The role of the multifactor combined diagnosis model in DON diagnosis

As mentioned above, statistical measures sometimes cannot be used exclusively to determine whether use of a model/technique is beneficial in making clinical decisions—especially when one model possesses better discrimination while the other possesses better calibration [27]. Therefore, based on our clinical diagnosis experience and previous study [18], we established two models, compared with using 8% DOM of icVEP, and calculated the ROC curves to confirm their diagnostic efficacy. The results suggest that both models are more effective in diagnosing DON than simply using 8% DOM of icVEP. Since Model 1 and Model 2 have no significant difference when diagnosing DON, we further applied DCA to identify which model might provide more clinical benefit for patients. The data suggest that patients benefit most from diagnosis using Model 2, which includes the most parameters.
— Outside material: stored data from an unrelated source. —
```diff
@@ -880,6 +924,8 @@
     }
     constexpr int TAIL_A = (NST + U - 1) / U * U;
     constexpr int TAIL_B = (NST - NPASS + U - 1) / U * U + NPASS;
+    static_assert(!PF || (TAIL_A > TAIL_B ? TAIL_A : TAIL_B) + DIST - 2 <= H2_PF_MIN_T,
+                  "H2_PF_MIN_T admits a prefetched phase whose tail would under-wait");
     if (T - t == TAIL_A) tail(tail, std::integral_constant<int, TAIL_A>{}, std::integral_constant<int, 0>{});
     else tail(tail, std::integral_constant<int, TAIL_B>{}, std::integral_constant<int, 0>{});
     }
@@ -991,6 +1037,7 @@
                 s1[r] = xor16_add(s1[r]); s1[r] = xor32_add(s1[r]);
             }
             float* xs = reinterpret_cast<float*>(smem) + rt * (2 * BM * 2 * NTK);
+            static_assert(!PF || RT * 2 * BM * 2 * NTK * (int)sizeof(float) <= ABYTES, "exchange buffer beyond the A region of slot 0");
             const int half = slot0 ? 1 : 0;
             __syncthreads();
             if (kq == 0) {
@@ -1075,6 +1122,7 @@
                 s1[j] = xor16_add(s1[j]); s1[j] = xor32_add(s1[j]);
             }
             float* xs = reinterpret_cast<float*>(smem) + rt * (2 * BM * 8);
+            static_assert(!PF || RT * 2 * BM * 8 * (int)sizeof(float) <= ABYTES, "exchange buffer beyond the A region of slot 0 (PF: W prefetch in flight)");
             const int half = slot0 ? 1 : 0;
             __syncthreads();
             if (kq == 0) {
@@ -1209,6 +1257,7 @@
             if (a.stats_out) {
                 constexpr int XR = RT * 64;
                 float* xch = reinterpret_cast<float*>(smem);
+                static_assert(!PF || 4 * XR * (int)sizeof(float) <= ABYTES, "exchange buffer beyond the A region of slot 0");
                 const int half = slot0 ? 1 : 0;
                 float sum[RT];
 #pragma unroll
@@ -1268,6 +1317,10 @@
             o[0] = t_entry; o[1] = t_loop; o[2] = t_epi; o[3] = t_st; o[4] = t_end; o[5] = t_vm; o[6] = t_bar; o[7] = t_mm;
             if (H2_DBG == 2) { o[5] = t_chain; o[6] = t_land; }
         }
+    }
+    if constexpr (PF) {
+        pf->base = pf_on ? slot_c : 0u;
+        pf->pre = pf_on ? 1 : 0;
     }
     return true;
 }
@@ -1353,6 +1406,13 @@
     return (s.plain_ok && m != 0u && (m & (m - 1u)) == 0u) ? 1 : 0;
 }
 
+template <int EPI, bool LNF, int NPASS, int NTW, int WC, int NP>
+__device__ __forceinline__ bool h2_phase_pf(const H2Args& a, char* smem, int tid, int wave, int slot0, int tm, int tn,
+                                            unsigned* chain, unsigned chain_need, H2Pf& pf) {
+    return h2_phase<EPI, LNF, NPASS, NTW, true, WC, 1, NP, true, false, true>(a, smem, tid, wave, slot0, tm, tn, chain, chain_need,
+                                                                              true, 0, 4, &pf);
+}
+
 template <int NP>
 __global__ __launch_bounds__(512, 2) void h2_stack_kernel(const H2StackArgs s) {
     extern __shared__ __attribute__((aligned(1024))) char smem[];
@@ -1370,6 +1430,7 @@
     h2_publish_xcd(s, team, tid);
     int plain = 0, seen = 0;
     __syncthreads();
+    H2Pf pf{0u, 0, nullptr, 0u, 1};
     for (int tile0 = team; tile0 < s.n_tiles; tile0 += s.n_teams) {
         unsigned need = 0;
         for (int ph = 0; ph < s.n_phases; ++ph, need += G) {
@@ -1386,27 +1447,42 @@
             const char* const* w = s.w[ph >> 2];
             bool ok = true;
             if (s.inject > 0 && ph == s.inject && tile == 0 && tnp == 0) return;
+            {
+                int nph = ph + 1;
+                if (nph == s.n_phases) nph = tile0 + s.n_teams < s.n_tiles ? 0 : -1;
+                pf.nw = nullptr;
+                if (nph >= 0) {
+                    const int kind = nph & 3;
+                    const int npass = kind == 0 ? 3 : (kind == 2 ? 2 : 1);
+                    const int ktn = h2_ksteps(kind == 3 ? 2 * D : D, NP);
+                    if (npass * ktn >= H2_PF_MIN_T) {
+                        pf.nw = s.w[nph >> 2][kind] + (size_t)(npass == 3 ? tnp : npass * tnp) * ktn * H2_W;
+                        pf.pstride = (unsigned)((npass == 3 ? G : 1) * ktn * H2_W);
+                        pf.npass = npass;
+                    }
+                }
+            }
             switch (ph & 3) {
                 case 0: {
                     H2Args a = h2_args_qkv<NP>(s, w[0], D, G, plain);
-                    if (wv < 4) ok = h2_phase<H2_EPI_ATT, true, 3, H2_T0, true, H2_WC0, 1, NP>(a, smem, tidp, wv, 0, tile, tnp, ctr, need);
-                    else if (wv < 6) ok = h2_phase<H2_EPI_ATT, true, 3, NT - H2_T0, true, H2_WC1, 1, NP>(a, smem, tidp, wv, H2_T0, tile, tnp, ctr, need);
-                    else ok = h2_phase<H2_EPI_ATT, true, 3, NT - H2_T0, true, H2_WC2, 1, NP>(a, smem, tidp, wv, H2_T0, tile, tnp, ctr, need);
+                    if (wv < 4) ok = h2_phase_pf<H2_EPI_ATT, true, 3, H2_T0, H2_WC0, NP>(a, smem, tidp, wv, 0, tile, tnp, ctr, need, pf);
+                    else if (wv < 6) ok = h2_phase_pf<H2_EPI_ATT, true, 3, NT - H2_T0, H2_WC1, NP>(a, smem, tidp, wv, H2_T0, tile, tnp, ctr, need, pf);
+                    else ok = h2_phase_pf<H2_EPI_ATT, true, 3, NT - H2_T0, H2_WC2, NP>(a, smem, tidp, wv, H2_T0, tile, tnp, ctr, need, pf);
                     break;
                 }
                 case 2: {
                     H2Args a = h2_args_fc1<NP>(s, w[2], D, G, plain);
-                    if (wv < 4) ok = h2_phase<H2_EPI_GELU, true, 2, H2_T0, true, H2_WC0, 1, NP>(a, smem, tidp, wv, 0, tile, tnp, ctr, need);
-                    else if (wv < 6) ok = h2_phase<H2_EPI_GELU, true, 2, NT - H2_T0, true, H2_WC1, 1, NP>(a, smem, tidp, wv, H2_T0, tile, tnp, ctr, need);
-                    else ok = h2_phase<H2_EPI_GELU, true, 2, NT - H2_T0, true, H2_WC2, 1, NP>(a, smem, tidp, wv, H2_T0, tile, tnp, ctr, need);
+                    if (wv < 4) ok = h2_phase_pf<H2_EPI_GELU, true, 2, H2_T0, H2_WC0, NP>(a, smem, tidp, wv, 0, tile, tnp, ctr, need, pf);
+                    else if (wv < 6) ok = h2_phase_pf<H2_EPI_GELU, true, 2, NT - H2_T0, H2_WC1, NP>(a, smem, tidp, wv, H2_T0, tile, tnp, ctr, need, pf);
+                    else ok = h2_phase_pf<H2_EPI_GELU, true, 2, NT - H2_T0, H2_WC2, NP>(a, smem, tidp, wv, H2_T0, tile, tnp, ctr, need, pf);
                     break;
                 }
                 default: {
                     const bool fc2 = (ph & 3) == 3;
                     H2Args a = h2_args_res<NP>(s, fc2 ? w[3] : w[1], fc2, D, G, plain);
-                    if (wv < 4) ok = h2_phase<H2_EPI_RES, false, 1, H2_T0, true, H2_WC0, 1, NP>(a, smem, tidp, wv, 0, tile, tnp, ctr, need);
-                    else if (wv < 6) ok = h2_phase<H2_EPI_RES, false, 1, NT - H2_T0, true, H2_WC1, 1, NP>(a, smem, tidp, wv, H2_T0, tile, tnp, ctr, need);
-                    else ok = h2_phase<H2_EPI_RES, false, 1, NT - H2_T0, true, H2_WC2, 1, NP>(a, smem, tidp, wv, H2_T0, tile, tnp, ctr, need);
+                    if (wv < 4) ok = h2_phase_pf<H2_EPI_RES, false, 1, H2_T0, H2_WC0, NP>(a, smem, tidp, wv, 0, tile, tnp, ctr, need, pf);
+                    else if (wv < 6) ok = h2_phase_pf<H2_EPI_RES, false, 1, NT - H2_T0, H2_WC1, NP>(a, smem, tidp, wv, H2_T0, tile, tnp, ctr, need, pf);
+                    else ok = h2_phase_pf<H2_EPI_RES, false, 1, NT - H2_T0, H2_WC2, NP>(a, smem, tidp, wv, H2_T0, tile, tnp, ctr, need, pf);
                     break;
                 }
             }
```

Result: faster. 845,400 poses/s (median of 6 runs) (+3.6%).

It is understandable that the combination of more functional parameters that complement each other may greatly improve the ability to detect DON. However, completing all the tests in Model 2 is not only time-consuming but also makes it difficult for patients to cooperate and results in an increased financial burden. In contrast, the test in Model 1 is relatively simple, and time-efficient, and it offers high diagnostic accuracy. In general, when diagnosing DON, both Model 1 and Model 2 present effective diagnostic power depending on different clinical situations; thus, healthcare workers can comprehensively consider which diagnosis model would be most effective based on the disease development and other conditions, such as patients’ health status and economic situation.

Limitations

With regard to limitations, this study still needs to be validated from more aspects. [1] Imaging examinations such as MRI can be used to further evaluate the anatomical damage of M-pathway during TAO development. [2] Though the whole detection process of icVEP takes only 2 s, and the detection is more objective, it only detects the function of the central retina but not the entire retina, other electrophysiological methods such as mfERG could be applied for future study. [3] In this study, we performed transient VEP(icVEP) to acquire electrical signals from the visual cortex, but it is unable to exclude influence of electrical activities from mental state, emotion, eye movement, and blinking from the subjects; thus, steady-state VEP could be applied in our future study to enhance the study. [4] The DON eyes in our study were not classified by severity, which would partly limit the clinical usefulness of this study. Though the BCVA as well as VF might reflect the severity of DON patients to some extent, the sample size of our study is limited. Thus, further expansion of the sample size and classified by severity in DON patients would greatly enhance the study. [5] Follow-up examinations are needed for comparing and verifying the diagnostic efficacy of icVEP.

Conclusion

Our study suggests that the M-pathway might be damaged during DON development, even as early as TAO development, and the SNR of 8% DOM from icVEP is a potentially useful electrophysiological method to DON detection. Furthermore, icVEP combined with other clinical diagnostic tests should be considered as a diagnostic model in future clinical practice.